Als John en zijn collega’s zich terugtrokken in het schafthok was de werkplaats in ruste. Justus liep dan rond in die stilte en voelde aan de lasnaden, die als littekens over het plaatijzer liepen. Vanuit het hok hoorde je stemmen en gelach. Hij werd naar binnen geroepen en mocht duindoornsap proeven van de Finse scherenkust en bruine boterhammen met zwarte duimafdrukken op de kaas.

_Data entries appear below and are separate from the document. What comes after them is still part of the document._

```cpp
using InstLookup = const KernelInst* (*)(const InstKey&);
#define MM_INST_DECL(name) const KernelInst* name(const InstKey& q);
MM_INST_DECL(passk_inst_k1) MM_INST_DECL(passk_inst_k2) MM_INST_DECL(passk_inst_k3)
MM_INST_DECL(passk_inst_k4) MM_INST_DECL(passk_inst_k5) MM_INST_DECL(passk_inst_k6)
MM_INST_DECL(passk_inst_k7) MM_INST_DECL(passk_inst_k8) MM_INST_DECL(passk_inst_k9)
MM_INST_DECL(passk_inst_k10)
MM_INST_DECL(wide_inst_k4) MM_INST_DECL(wide_inst_k8) MM_INST_DECL(wide_inst_k12)
MM_INST_DECL(wide_inst_k16) MM_INST_DECL(wide_inst_k20)
MM_INST_DECL(wide_inst_k20_r0_n0) MM_INST_DECL(wide_inst_k20_r0_n1)
MM_INST_DECL(wide_inst_k20_r1_n0) MM_INST_DECL(wide_inst_k20_r1_n1)
MM_INST_DECL(widea_inst_k4) MM_INST_DECL(widear_inst_k8)
MM_INST_DECL(widea8_inst_n1_p0) MM_INST_DECL(widea8_inst_n1_p1)
MM_INST_DECL(widea8_inst_n2_p0) MM_INST_DECL(widea8_inst_n2_p1)
MM_INST_DECL(widea8_inst_n3_p0) MM_INST_DECL(widea8_inst_n3_p1)
MM_INST_DECL(widea8_inst_n4_p0) MM_INST_DECL(widea8_inst_n4_p1)
MM_INST_DECL(fieldk_inst_k2) MM_INST_DECL(fieldk_inst_k3) MM_INST_DECL(fieldk_inst_k4)
#undef MM_INST_DECL

const KernelInst* find_inst(const InstKey& q);
hipError_t launch_kstep(const InstKey& q, const PassArgs& a, hipStream_t s);

}
```

mpi-model_amd/csrc/mm_internal.hpp:

```cpp
#pragma once

#include <hip/hip_runtime.h>

#include "mm_geom.hpp"

namespace mm {

struct PassArgs {
    const double* in[kMaxAttr];
    double* out[kMaxAttr];
    long long H, W, x_init, pitch;
    int ra0, ra1, rb0, rb1;
    int th;
    int nstrips;
    long long waves_a;
    long long waves_total;
    int diffuse_mask;
    int npre, npost;
    double drate[kMaxAttr];
    signed char pre_a[kMaxChain], pre_b[kMaxChain];
    signed char post_a[kMaxChain], post_b[kMaxChain];
    double pre_r[kMaxChain], post_r[kMaxChain];
    double* partials;
    long long partial_base;
    int xcd_remap;
    int seg;
    int th_edge;
    const double* field[kMaxAttr];
    int field_mask;
};

hipError_t launch_pass(int na, bool reduce, const PassArgs& a, hipStream_t s, int variant);
hipError_t launch_field(int na, bool reduce, const PassArgs& a, hipStream_t s, int variant);
hipError_t launch_finalize_levels(const double* partials, long long n, int k, int na, int mask,
                                  double* hist, unsigned long long* hist_n, long long cap,
                                  hipStream_t s, int perm);
hipError_t launch_fill(double* buf, long long pitch, long long H, long long W, long long x_init,
                       long long h, int mode, double value, unsigned long long seed, hipStream_t s);
hipError_t launch_point(double* buf, long long pitch, long long H, long long W, long long x_init,
                        long long h, long long sx, long long sy, double captured, double rate,
                        hipStream_t s);
hipError_t launch_finalize(const double* partials, long long n, int na, double* hist,
                           unsigned long long* hist_n, long long cap, hipStream_t s,
                           int entries = 1);
hipError_t launch_slab_sum(const double* buf, long long pitch, long long W, long long h,
                           double* partials, long long nblocks, double* out_sum, hipStream_t s);

}
```

mpi-model_amd/csrc/mm_kernels_k.hip:

```cpp
#include "mm_wide.hpp"

namespace mm {

namespace {

__global__ __launch_bounds__(256) void mm_level_sums_kernel(const double* partials, long long n,
                                                            int k, int na, int mask,
                                                            double* hist,
                                                            unsigned long long* hist_n,
                                                            long long cap, int perm) {
    __shared__ double red[256];
    const int e = (int)blockIdx.x / na, a = (int)blockIdx.x % na;
    int j = 0;
    for (int c = -1; j < k; ++j)
        if (((mask >> j) & 1) && ++c == e) break;
    double s = 0.0;
    for (long long i = threadIdx.x; i < n; i += 256) s = s + partials[(i * k + j) * na + a];
    red[threadIdx.x] = s;
    __syncthreads();
    for (int m = 128; m >= 1; m >>= 1) {
        if ((int)threadIdx.x < m) red[threadIdx.x] = red[threadIdx.x] + red[threadIdx.x + m];
        __syncthreads();
    }
    if (threadIdx.x == 0) {
// ... 2 lines not shown
        const long long idx = (long long)slot + e;
        if (idx < cap) hist[idx * na + ((perm >> (2 * a)) & 3)] = red[0];
        const unsigned long long done = __hip_atomic_fetch_add(
            hist_n + 1, 1ull, __ATOMIC_ACQ_REL, __HIP_MEMORY_SCOPE_AGENT);
        if (done == (unsigned long long)gridDim.x - 1) {
            const int entries = __builtin_popcount((unsigned)mask);
            __hip_atomic_store(hist_n, slot + (unsigned long long)entries, __ATOMIC_RELAXED,
                               __HIP_MEMORY_SCOPE_AGENT);
            __hip_atomic_store(hist_n + 1, 0ull, __ATOMIC_RELAXED, __HIP_MEMORY_SCOPE_AGENT);
        }
    }
}

}

hipError_t launch_finalize_levels(const double* partials, long long n, int k, int na, int mask,
                                  double* hist, unsigned long long* hist_n, long long cap,
                                  hipStream_t s, int perm) {
    const int entries = __builtin_popcount((unsigned)mask);
    if (entries == 0) return hipSuccess;
    hipLaunchKernelGGL(mm_level_sums_kernel, dim3((unsigned)(entries * na)), dim3(256), 0, s,
                       partials, n, k, na, mask, hist, hist_n, cap, perm);
    return hipGetLastError();
}

static_assert(seg_prefetch<1>() == kSegPrefetch1,
              "mm_geom.hpp: passk_max_rows counts MM_SEG_U1 rows");

const KernelInst* find_inst(const InstKey& q) {
    static constexpr InstLookup kUnits[] = {
        passk_inst_k1,     passk_inst_k2,     passk_inst_k3,     passk_inst_k4,
        passk_inst_k5,     passk_inst_k6,     passk_inst_k7,     passk_inst_k8,
        passk_inst_k9,     passk_inst_k10,    wide_inst_k4,      wide_inst_k8,
        wide_inst_k12,     wide_inst_k16,     wide_inst_k20,     widea_inst_k4,
        widear_inst_k8,    widea8_inst_n1_p0, widea8_inst_n1_p1, widea8_inst_n2_p0,
        widea8_inst_n2_p1, widea8_inst_n3_p0, widea8_inst_n3_p1, widea8_inst_n4_p0,
        widea8_inst_n4_p1, fieldk_inst_k2,    fieldk_inst_k3,    fieldk_inst_k4};
    for (InstLookup unit : kUnits)
        if (const KernelInst* inst = unit(q)) return inst;
    return nullptr;
}

hipError_t launch_kstep(const InstKey& q, const PassArgs& a, hipStream_t s) {
    if (a.waves_total <= 0 && a.waves_a >= 0) return hipSuccess;
    const KernelInst* inst = find_inst(q);
    if (!inst) return hipErrorInvalidValue;
    long long blocks = std::max<long long>(a.waves_total, 1);
    if (q.family == kInstFieldK) {
        if (!a.field[0] || a.field_mask != 1) return hipErrorInvalidValue;
        if (!q.seg && a.th != kBorderRows) return hipErrorInvalidValue;
        blocks = std::max<long long>(1, (a.waves_total + kWavesPerBlock - 1) / kWavesPerBlock);
    } else if (q.family == kInstPassK) {
        if (!q.seg && a.th != kBorderRows) return hipErrorInvalidValue;
        blocks = std::max<long long>(1, (a.waves_total + kWavesPerBlock - 1) / kWavesPerBlock);
        if (a.xcd_remap) blocks = (blocks + 7) / 8 * 8;
    }
    return launch_inst(*inst, blocks, a, s);
}

}
```

mpi-model_amd/csrc/mm_plan.cpp:

```cpp
#include "mm_plan.hpp"

#include <algorithm>
#include <cmath>
#include <cstdlib>

namespace mm {

namespace {

constexpr double kAny = 1e300;

struct KnobRow {
    const char* name;
    char type;
    double lo, hi;
    void (*set)(Knobs&, double);
};

const KnobRow kKnobRows[] = {
    {"MM_GRAPH", 'i', -kAny, kAny, [](Knobs& k, double v) { k.graphs_ok = v != 0; }},
    {"MM_GRAPH_MIN_STEPS", 'i', 1, 256, [](Knobs& k, double v) { k.graph_min = (long long)v; }},
    {"MM_GRAPH_MAX_LAUNCHES", 'i', 1, 4096, [](Knobs& k, double v) { k.graph_max = (long long)v; }},
    {"MM_ROWS_PER_WAVE", 'i', 8, 32, [](Knobs& k, double v) { if (v == 8 || v == 16 || v == 32) k.th = (int)v; }},
    {"MM_FUSE", 'i', -kAny, kAny, [](Knobs& k, double v) { k.passk = k.passk && v != 0; }},
    {"MM_PASSK", 'i', -kAny, kAny, [](Knobs& k, double v) { k.passk = k.passk && v != 0; }},
    {"MM_WIDE", 'i', -kAny, kAny, [](Knobs& k, double v) { k.wide = v != 0 ? 1 : 0; }},
    {"MM_STEPS_PER_PASS", 'i', 1, kAny,
     [](Knobs& k, double d) {
         const int v = (int)std::min(d, 1e9);
         if (v <= kMaxSteps || (k.wide != 0 && (wide_has(v, 4, 1) || wide_has(v, 2, 4)))) k.kpass = v;
         k.kpass_multi = std::min(v, 2);
     }},
    {"MM_PASS_PLAN", 'i', -kAny, kAny, [](Knobs& k, double v) { k.plan = v != 0; }},
    {"MM_SEG_WAVES", 'd', 0, kAny, [](Knobs& k, double v) { k.seg_waves = v; }},
    {"MM_SEG_EDGE", 'd', 0, 1, [](Knobs& k, double v) { k.seg_edge = v; }},
    {"MM_XCD_REMAP", 'i', -kAny, kAny, [](Knobs& k, double v) { k.xcd = v != 0; }},
    {"MM_BORDER_SEGMENTS", 'i', -kAny, kAny, [](Knobs& k, double v) { k.border_segments = v != 0; }},
    {"MM_CHAIN_RING", 'i', -kAny, kAny, [](Knobs& k, double v) { k.ring_ok = v != 0; }},
    {"MM_SYNC_SPIN", 'i', -kAny, kAny, [](Knobs& k, double v) { k.sync_spin = v != 0; }},
    {"MM_SELF_HALO", 'i', -kAny, kAny, [](Knobs& k, double v) { k.self_halo = v != 0; }},
    {"MM_KERNEL_VARIANT", 'i', 0, kAny, [](Knobs& k, double v) { k.variant = (int)std::min(v, 1e9); }},
    {"MM_FIELD_STEPS", 'i', 0, kFieldMaxSteps, [](Knobs& k, double v) { k.field_steps = (int)v; }},
    {"MM_FIELD_HALO", 'i', 1, kFieldMaxSteps, [](Knobs& k, double v) { k.field_halo = (int)v; }},
};

}

Knobs read_knobs(const std::function<const char*(const char*)>& get) {
    Knobs k;
    for (const KnobRow& r : kKnobRows) {
        const char* s = get(r.name);
        if (!s) continue;
        const double v = r.type == 'i' ? (double)std::atoll(s) : std::atof(s);
        if ((r.type == 'i' ? v >= r.lo : v > r.lo) && v <= r.hi) r.set(k, v);
    }
    return k;
}

namespace {

constexpr double kWideCells = 268435456.0;
constexpr double kWideSmallCells = 33554432.0;
constexpr int kWideSmallAuto = 8;
constexpr double kWideSplitCells = 134217728.0;
constexpr int kWideAuto = 20;
constexpr int kWideAutoMulti = 8;

double slab_cells(const PlanIn& in) { return (double)in.min_rows * (double)in.W; }

int wcols(const PlanIn& in) { return in.n_attr > 1 ? 2 : 4; }

bool wide_big(const PlanIn& in) {
    return in.knobs.wide > 0 || slab_cells(in) >= kWideCells ||
           (in.knobs.wide < 0 && in.n_attr == 1 && slab_cells(in) >= kWideSplitCells);
}

// ... 88 lines not shown
static_assert(kFieldAutoCells >= 65536.0 && kFieldAutoSteps <= kFieldMaxSteps, "auto rule");
constexpr double kFieldAutoCellsHalo = 4194304.0;
static_assert(kFieldAutoCellsHalo >= kFieldAutoCells, "a halo never lowers the auto threshold");

}

int field_steps_for(const PlanIn& in) {
    const int k = in.knobs.field_steps;
    if (!in.knobs.passk || k == 1 || in.pitch <= 0 || fieldk_max_rows(kFieldMaxSteps, in.pitch) < 64)
        return 0;
    if (k >= 2) return std::min(k, kFieldMaxSteps);
    return (double)in.h * (double)in.W >= kFieldAutoCells ? kFieldAutoSteps : 0;
}

int field_k_for(const PlanIn& in, bool halo) {
    if (!halo) return field_steps_for(in);
    PlanIn thin = in;
    thin.h = in.min_rows;
    int k = field_steps_for(thin);
    if (in.knobs.field_steps == 0 && slab_cells(in) < kFieldAutoCellsHalo) k = 0;
    k = (int)std::min<long long>(std::min(k, in.knobs.field_halo), in.min_rows);
    return k >= 2 ? k : 0;
}

bool kstep_ok(const PlanIn& in) { return fieldk_on(in) || passk_ok(in); }
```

Op straat reed een auto langs en Justus verschool zich achter de container, waarna hij naar de achterkant van het gebouw sloop, waar enkele laaggeplaatste ramen zaten. Hij sloeg er één kapot met een ijzeren buis. Hij was niet bang om ontdekt te worden. De tuin werd aan de achterkant omzoomd door een hoge schutting en op de bouw was het volkomen stil.
Hij maakte de haken van het ene raam los en kroop naar binnen met behulp van een stapel pallets. Het schafthok zag eruit zoals altijd. Op Johns plaats lag een krant op tafel. Hij smeet hem op de grond. Waar Erki meestal zat lag een doosje lucifers, dat hij in zijn zak stak. Nu was er geen aarzeling in zijn bewegingen. Het was alsof de aanblik van de versleten schaftruimte zijn besluitvaardigheid versterkte. Hij trok een deur open, die bestond uit een plaat hardboard, en sleepte jerrycans met olie en benzine naar buiten. Er stonden ook blikken en flessen met chemicaliën. Hij liep rond met de verschillende verpakkingen, verspreidde de inhoud over de verschillende ruimtes van de werkplaats. In Saganders kantoor goot hij vijf liter terpentine uit.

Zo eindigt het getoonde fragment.